The employee-owned group, which has been outperforming the broader retail sector for over a year, said on Friday its department store sales totalled 76.7 million pounds in the week to March 30, which included the Good Friday holiday. Easter fell later in April a year ago.

The group's home division saw sales rise 22.5 percent with a record week at its cooking and dining unit, while its electrical and home technology department saw sales rise 46.7 percent.

The cold snap that has engulfed Britain in recent weeks limited sales growth at its fashion division to 4.6 percent, however. Online sales increased 14.6 percent.

While many of its rivals have found the going tough as consumers deal with a squeeze on incomes, John Lewis sales were up 14.4 percent year-on-year in the nine weeks to March 30, helped in part by its more affluent customer base.

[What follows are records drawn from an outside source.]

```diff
diff --git a/diffusion-by-maxentirl_amd/dxmi_hip/_lib.py b/diffusion-by-maxentirl_amd/dxmi_hip/_lib.py
--- a/diffusion-by-maxentirl_amd/dxmi_hip/_lib.py
+++ b/diffusion-by-maxentirl_amd/dxmi_hip/_lib.py
@@ -46,6 +46,7 @@
     "dxmi_groupnorm_apply_split": (c_int, [c_void_p, c_int, c_void_p, c_int, c_void_p, c_int, c_void_p, c_int, c_void_p, c_void_p, c_void_p, c_int,
                                            c_void_p, c_void_p, c_int, c_int, c_int, c_float, c_int, c_void_p]),
     "dxmi_groupnorm_silu_shortcut_supported": (c_int, [ctypes.POINTER(ConvDesc), c_int]),
+    "dxmi_groupnorm_silu_shortcut_kernel_id": (c_int, [ctypes.POINTER(ConvDesc), c_int]),
     "dxmi_groupnorm_silu_shortcut": (c_int, [ctypes.POINTER(ConvDesc), c_void_p, c_int, c_void_p, c_int, c_void_p, c_void_p, c_int, c_float,
                                              c_int, c_void_p, c_void_p, c_void_p]),
     "dxmi_gn_blockstats_to_generic": (c_int, [c_void_p, c_int, c_int, c_void_p, c_int, c_int, c_void_p, c_int, c_int, c_int, c_void_p]),
diff --git a/diffusion-by-maxentirl_amd/dxmi_hip/ops.py b/diffusion-by-maxentirl_amd/dxmi_hip/ops.py
--- a/diffusion-by-maxentirl_amd/dxmi_hip/ops.py
+++ b/diffusion-by-maxentirl_amd/dxmi_hip/ops.py
@@ -742,6 +742,15 @@
     return y, sc
 
 
+def groupnorm_silu_shortcut_kernel_id(N, H, W, C0, C1, Cout, groups=32):
+    d = ConvDesc()
+    d.in0, d.in1, d.wpacked, d.out = 16, (16 if C1 else None), 16, 16
+    d.N, d.IH, d.IW, d.C0, d.C1, d.OH, d.OW, d.Cout = N, H, W, C0, C1, H, W, Cout
+    d.ksize, d.stride, d.pad, d.upsample, d.act = 1, 1, 0, 0, ACT_NONE
+    d.in_mode, d.out_mode = IN_NHWC_BF16, OUT_NHWC_BF16
+    return int(load().dxmi_groupnorm_silu_shortcut_kernel_id(ctypes.byref(d), groups))
+
+
 def gn_blockstats_to_generic(st0, st1, N, HW, C0, C1, groups=32):
     lib = load()
     ws = torch.empty(lib.dxmi_groupnorm_generic_workspace_bytes(N, HW, C0 + C1) // 4, dtype=torch.float32, device=st0.buf.device)
diff --git a/include/dxmi_hip.h b/include/dxmi_hip.h
--- a/include/dxmi_hip.h
+++ b/include/dxmi_hip.h
@@ -154,6 +154,7 @@
                                int32_t groups, float eps, int32_t apply_silu, void* stream);
 
 int dxmi_groupnorm_silu_shortcut_supported(const dxmi_conv_desc* d, int32_t groups);
+int dxmi_groupnorm_silu_shortcut_kernel_id(const dxmi_conv_desc* d, int32_t groups);
 int dxmi_groupnorm_silu_shortcut(const dxmi_conv_desc* d, const float* stats0, int32_t P0, const float* stats1, int32_t P1,
                                  const float* gamma, const float* beta, int32_t groups, float eps, int32_t apply_silu, void* y,
                                  float* ab_workspace, void* stream);
```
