@@ -2068,6 +2071,14 @@
 #pragma unroll
             for (int j = 0; j < 3; ++j) { v[j] = tw.p[j].x; w[j] = tw.p[j].y; }
             } else {
+            constexpr bool CPARK = !WIDE && !BOXK;
+            if constexpr (CPARK) {
+#pragma unroll
+                for (int j = 0; j < 3; ++j) LD(L_CPARK + j) = cp[j];
+#pragma unroll
+                for (int j = 0; j < 4; ++j) LD(L_CPARK + 3 + j) = cq[j];
+                LD(L_CPARK + 7) = cw_face;
+            }
             float cDinv[9], cbias[3], clam[9];
             constexpr int NRR = WIDE ? 27 : 1, NRA = WIDE ? 9 : 1;
             float rA[NRA], rDir[NRR], rRxd[NRR];
@@ -2161,6 +2172,8 @@
                     }
                 }
             }
+            constexpr bool W0REG = !WIDE && !BOXK;
+            float q_r[3] = {0.0f, 0.0f, 0.0f}, q_n[2] = {0.0f, 0.0f};
             {
 #pragma unroll
             for (int c = 0; c < 4; ++c) {
@@ -2171,6 +2184,20 @@
                         wt_apply(&w_n[2 * c], &w_b[3 * c], w_lam[3 * c + 1], inv_m, inv_I, v, w);
                         cz_apply(&w_r[3 * c], w_lam[3 * c + 2], inv_m, inv_I, v, w);
                     }
+                } else
+                if (W0REG && c == 0) {
+#pragma unroll
+                    for (int j = 0; j < 3; ++j) q_r[j] = LD(wb + j);
+                    q_n[0] = LD(wb + 3); q_n[1] = LD(wb + 4);
+                    if ((slot_mask & 1u) != 0u && LD(wb + 5) > 0.0f) {
+                        float a[3], b[3], c3[3];
+                        wall_arms(box, lds, lane, q_r, q_n, a, b, c3);
+                        wn_apply(q_n, a, LD(wb + 9), inv_m, inv_I, v, w);
+                        wt_apply(q_n, b, LD(wb + 10), inv_m, inv_I, v, w);
+                        cz_apply(q_r, LD(wb + 11), inv_m, inv_I, v, w);
+                    }
+                } else
+                if (W0REG) {
                 } else
                 if (slot_any[c] && LD(wb + 5) > 0.0f) {
                     float r[3] = {LD(wb), LD(wb + 1), LD(wb + 2)}, n[2] = {LD(wb + 3), LD(wb + 4)};
@@ -2183,7 +2210,22 @@
                 }
             }
             }
-            uint32_t t_wait = 0u, t_fc = 0u, t_floor = 0u;
+            if (W0REG && (slot_mask & 14u) != 0u) {
+#pragma unroll 1
+                for (int c = 1; c < 4; ++c) {
+                    const int wb = L_WALL + 12 * c;
+                    if (((slot_mask >> c) & 1u) && LD(wb + 5) > 0.0f) {
+                        float r[3] = {LD(wb), LD(wb + 1), LD(wb + 2)}, n[2] = {LD(wb + 3), LD(wb + 4)};
+                        float a[3], b[3];
+                        wall_arm_n(r, n, a);
+                        wall_arm_t(r, n, b);
+                        wn_apply(n, a, LD(wb + 9), inv_m, inv_I, v, w);
+                        wt_apply(n, b, LD(wb + 10), inv_m, inv_I, v, w);
+                        cz_apply(r, LD(wb + 11), inv_m, inv_I, v, w);
+                    }
+                }
+            }
+            uint32_t t_wait = 0u, t_fc = 0u, t_floor = 0u, t_wall = 0u, t_hand = 0u, t_w2 = 0u, n_blk = 0u;
             STAMP(sb_ + 9);
             for (int it = 0; it < P.iters; ++it) {
                 const uint32_t tf0_ = NOW();
@@ -2229,6 +2271,12 @@
                 }
                 t_fc += NOW() - tf0_;
                 { const uint32_t t0_ = NOW(); BAR(); t_wait += NOW() - t0_; }
+                float q_D[3] = {0.0f, 0.0f, 0.0f}, q_bias = 0.0f, q_lam[3] = {0.0f, 0.0f, 0.0f};
+                if (W0REG) {
+#pragma unroll
+                    for (int j = 0; j < 3; ++j) { q_D[j] = LD(L_WALL + 5 + j); q_lam[j] = LD(L_WALL + 9 + j); }
+                    q_bias = LD(L_WALL + 8);
+                }
 #pragma unroll
                 for (int c = 0; c < 4; ++c) {
                     const float* r = &fr_[3 * c];
@@ -2259,10 +2307,13 @@
                     }
                 }
                 t_floor += NOW() - tf0_;
+                const uint32_t tw0_ = NOW();
+                n_blk += (slot_any[0] ? 1u : 0u) + (slot_any[1] ? 1u : 0u) + (slot_any[2] ? 1u : 0u) + (slot_any[3] ? 1u : 0u);
                 {
 #pragma unroll
                 for (int c = 0; c < 4; ++c) {
-                    if (!slot_any[c]) continue;
+                    if (W0REG && c > 0) continue;
+                    if (W0REG ? (slot_mask & 1u) == 0u : !slot_any[c]) continue;
                     const int wb = L_WALL + 12 * c;
                     if (WREG && c < 2) {
                         float dl = solve_normal(w_lam[3 * c], w_D[3 * c], wn_vrel(&w_n[2 * c], &w_a[3 * c], v, w), w_bias[c]);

"The impressive John Lewis performance gives a lift to hopes that retail sales held up reasonably well in March after jumping in February," said Howard Archer, chief economist at IHS Global Insight.

Easter also proved a bumper period for the group's grocery chain, Waitrose, which saw its biggest ever sales week outside of Christmas, with total sales excluding petrol of 140.7 million pounds last week as shoppers stocked up with favourites like lamb and confectionary.

This represents a 33.9 per cent sales uplift when compared to the same week last year and a 14.8 per cent increase on last year's Easter week.